Como ha demostrado, con todo tipo de argumentos, Armando Besga Marroquín en su libro "Orígenes Hispano Godos del reino de Asturias", la despoblación fue una realidad notoria, pese a algunos autores que la niegan sin apoyo documental ni arqueológico, ni intentando rebatir las tesis de Albornoz.

Hoy en día esta teoría está totalmente desacreditada por los historiadores profesionales desde que en 1978 Abilio Barbero y Marcelo Vigil publicaran La formación del feudalismo en la Península Ibérica.

Historia[editar]

El historiador Herculano comienza a hablar de este despoblamiento en su obra La Historia de Portugal (1846-1850), siendo pionero en las tesis repobladoras. Esta teoría fue desarrollada posteriormente por Sánchez-Albornoz.

Según Sánchez Albornoz, el rey Alfonso I el Católico llevó a cabo una serie de campañas en el área de la cuenca del Duero, llamada entonces los Campos Góticos. En su avance contra los musulmanes dejaba a las ciudades y pueblos que iba tomando despoblados, para no debilitar su ejército al dejar guarniciones en las ciudades conquistadas. Hacía matar a los moros y llevaba a la población cristiana a sus dominios en la Cordillera Cantábrica. De esta forma Alfonso el Católico llegó a tomar las ciudades de León, Astorga, Salamanca, Ávila, Osma, Sepúlveda, y otros muchos pueblos.

El incremento de población que experimentaron las tierras de la vertiente norte de la Cordillera, principalmente Asturias, con la gente traída de la meseta, provocó la roturación de nuevas tierras y la fundación de nuevos pueblos y aldeas, configurando el tipo de poblamiento que ha llegado hasta nuestros días.[cita requerida]

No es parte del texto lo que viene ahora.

@@ -76,18 +75,27 @@
 #pragma unroll
         for (int b = 0; b < 8; ++b) p[b] = e[b];
     }
+}
+template <int NT, typename Sync>
+__device__ __forceinline__ void bt_phase_int(uint64_t *s, int P, int lk, int top, int tid, int ibase, Sync &&SYNC)
+{
+    while (top >= 0) {
+        const int gsz = top + 1 < 3 ? top + 1 : 3;
+        const int lj  = top - gsz + 1;
+        if (gsz == 3) bt_group_int<3, NT>(s, P, lk, lj, tid, ibase);
+        else if (gsz == 2) bt_group_int<2, NT>(s, P, lk, lj, tid, ibase);
+        else bt_group_int<1, NT>(s, P, lk, lj, tid, ibase);
+        SYNC();
+        top -= gsz;
+    }
+}
+template <int NT, typename Sync>
+__device__ __forceinline__ void bt_sort_int(uint64_t *s, int lp, int tid, Sync &&SYNC)
+{
+    const int P = 1 << lp;
+    bt_head_int<NT>(s, P, tid);
     SYNC();
-    for (int lk = 4; lk <= lp; ++lk) {
-        for (int top = lk - 1; top >= 0;) {
-            const int gsz = top + 1 < 3 ? top + 1 : 3;
-            const int lj  = top - gsz + 1;
-            if (gsz == 3) bt_group_int<3, NT>(s, P, lk, lj, tid);
-            else if (gsz == 2) bt_group_int<2, NT>(s, P, lk, lj, tid);
-            else bt_group_int<1, NT>(s, P, lk, lj, tid);
-            SYNC();
-            top -= gsz;
-        }
-    }
+    for (int lk = 4; lk <= lp; ++lk) bt_phase_int<NT>(s, P, lk, lk - 1, tid, 0, SYNC);
 }
 
 __device__ __forceinline__ void bt_minmax(double &x, double &y)
@@ -102,11 +110,11 @@
 __device__ __forceinline__ uint64_t bt_as_u64(double d) { return __builtin_bit_cast(uint64_t, d); }
 
 template <int G, int NT>
-__device__ __forceinline__ void bt_group_f64(uint64_t *s, int P, int lk, int lj, int tid)
+__device__ __forceinline__ void bt_group_f64(uint64_t *s, int P, int lk, int lj, int tid, int ibase = 0)
 {
     constexpr int R = 1 << G;
     for (int t = tid; t < (P >> G); t += NT) {
-        const int i = ((t >> lj) << (lj + G)) | (t & ((1 << lj) - 1));
+        const int i = ibase + (((t >> lj) << (lj + G)) | (t & ((1 << lj) - 1)));
         const uint64_t neg = (uint64_t)(((uint32_t)i >> lk) & 1u) << 63;
         uint64_t *p        = s + bt_phys(i);
         double e[R];
@@ -122,10 +130,9 @@
     }
 }
 
-template <int NT, typename Sync>
-__device__ __forceinline__ void bt_sort_f64(uint64_t *s, int lp, int tid, Sync &&SYNC)
+template <int NT>
+__device__ __forceinline__ void bt_head_f64(uint64_t *s, int P, int tid)
 {
-    const int P = 1 << lp;
     for (int t = tid; t < (P >> 3); t += NT) {
         uint64_t *p = s + 9 * t;
         double e[8];
@@ -152,18 +159,27 @@
 #pragma unroll
         for (int b = 0; b < 8; ++b) p[b] = bt_as_u64(e[b]) ^ neg;
     }
+}
+template <int NT, typename Sync>
+__device__ __forceinline__ void bt_phase_f64(uint64_t *s, int P, int lk, int top, int tid, int ibase, Sync &&SYNC)
+{
+    while (top >= 0) {
+        const int gsz = top + 1 < 3 ? top + 1 : 3;
+        const int lj  = top - gsz + 1;
+        if (gsz == 3) bt_group_f64<3, NT>(s, P, lk, lj, tid, ibase);
+        else if (gsz == 2) bt_group_f64<2, NT>(s, P, lk, lj, tid, ibase);
+        else bt_group_f64<1, NT>(s, P, lk, lj, tid, ibase);
+        SYNC();
+        top -= gsz;
+    }
+}
+template <int NT, typename Sync>
+__device__ __forceinline__ void bt_sort_f64(uint64_t *s, int lp, int tid, Sync &&SYNC)
+{
+    const int P = 1 << lp;
+    bt_head_f64<NT>(s, P, tid);
     SYNC();
-    for (int lk = 4; lk <= lp; ++lk) {
-        for (int top = lk - 1; top >= 0;) {
-            const int gsz = top + 1 < 3 ? top + 1 : 3;
-            const int lj  = top - gsz + 1;
-            if (gsz == 3) bt_group_f64<3, NT>(s, P, lk, lj, tid);
-            else if (gsz == 2) bt_group_f64<2, NT>(s, P, lk, lj, tid);
-            else bt_group_f64<1, NT>(s, P, lk, lj, tid);
-            SYNC();
-            top -= gsz;
-        }
-    }
+    for (int lk = 4; lk <= lp; ++lk) bt_phase_f64<NT>(s, P, lk, lk - 1, tid, 0, SYNC);
 }
 
 bool bitonic_f64_enabled();
diff --git a/gsplat_amd/csrc/isect_binned.hip b/gsplat_amd/csrc/isect_binned.hip
--- a/gsplat_amd/csrc/isect_binned.hip
+++ b/gsplat_amd/csrc/isect_binned.hip
@@ -25,6 +25,7 @@
     uint32_t tile_size, tile_w, tile_h, n_tiles;
     uint32_t bw, bh, bins_x, bins_y, n_bins, n_bins_total, tile_bits;
     uint32_t kx, ky;
+    uint32_t word;
     int32_t skew_cap;
     int32_t skew_ratio;
 };
@@ -388,8 +389,12 @@
         used &= used - 1u;
         const uint32_t i = k % sh.kx, j = k / sh.kx;
         const int32_t slot = atomicAdd(&s_cur[(by0 + j) * a.g.bins_x + bx0 + i], 1);
-        a.b.e_pair[slot] = make_uint2(rec.w, row);
-        a.b.e_mask[slot] = (uint16_t)rec_bin_mask(M, sh, i, j);
+        if (FIXED) {
+            reinterpret_cast<uint64_t *>(a.b.e_pair)[slot] = bin_entry_pack(rec.w, row, rec_bin_mask(M, sh, i, j));
+        } else {
+            a.b.e_pair[slot] = make_uint2(rec.w, row);
+            a.b.e_mask[slot] = (uint16_t)rec_bin_mask(M, sh, i, j);
+        }
     }
 }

Este despoblamiento se hizo para dificultar los futuros avances de tropas musulmanas hacia el norte, aunque otros historiadores consideran que esta despoblación no fue realizada de manera intencionada. La repoblación de parte de estas tierras comenzará a producirse en el siglo IX, con gentes del propio reino cristiano y mozárabes venidos de reinos musulmanes.[cita requerida]

Véase también[editar]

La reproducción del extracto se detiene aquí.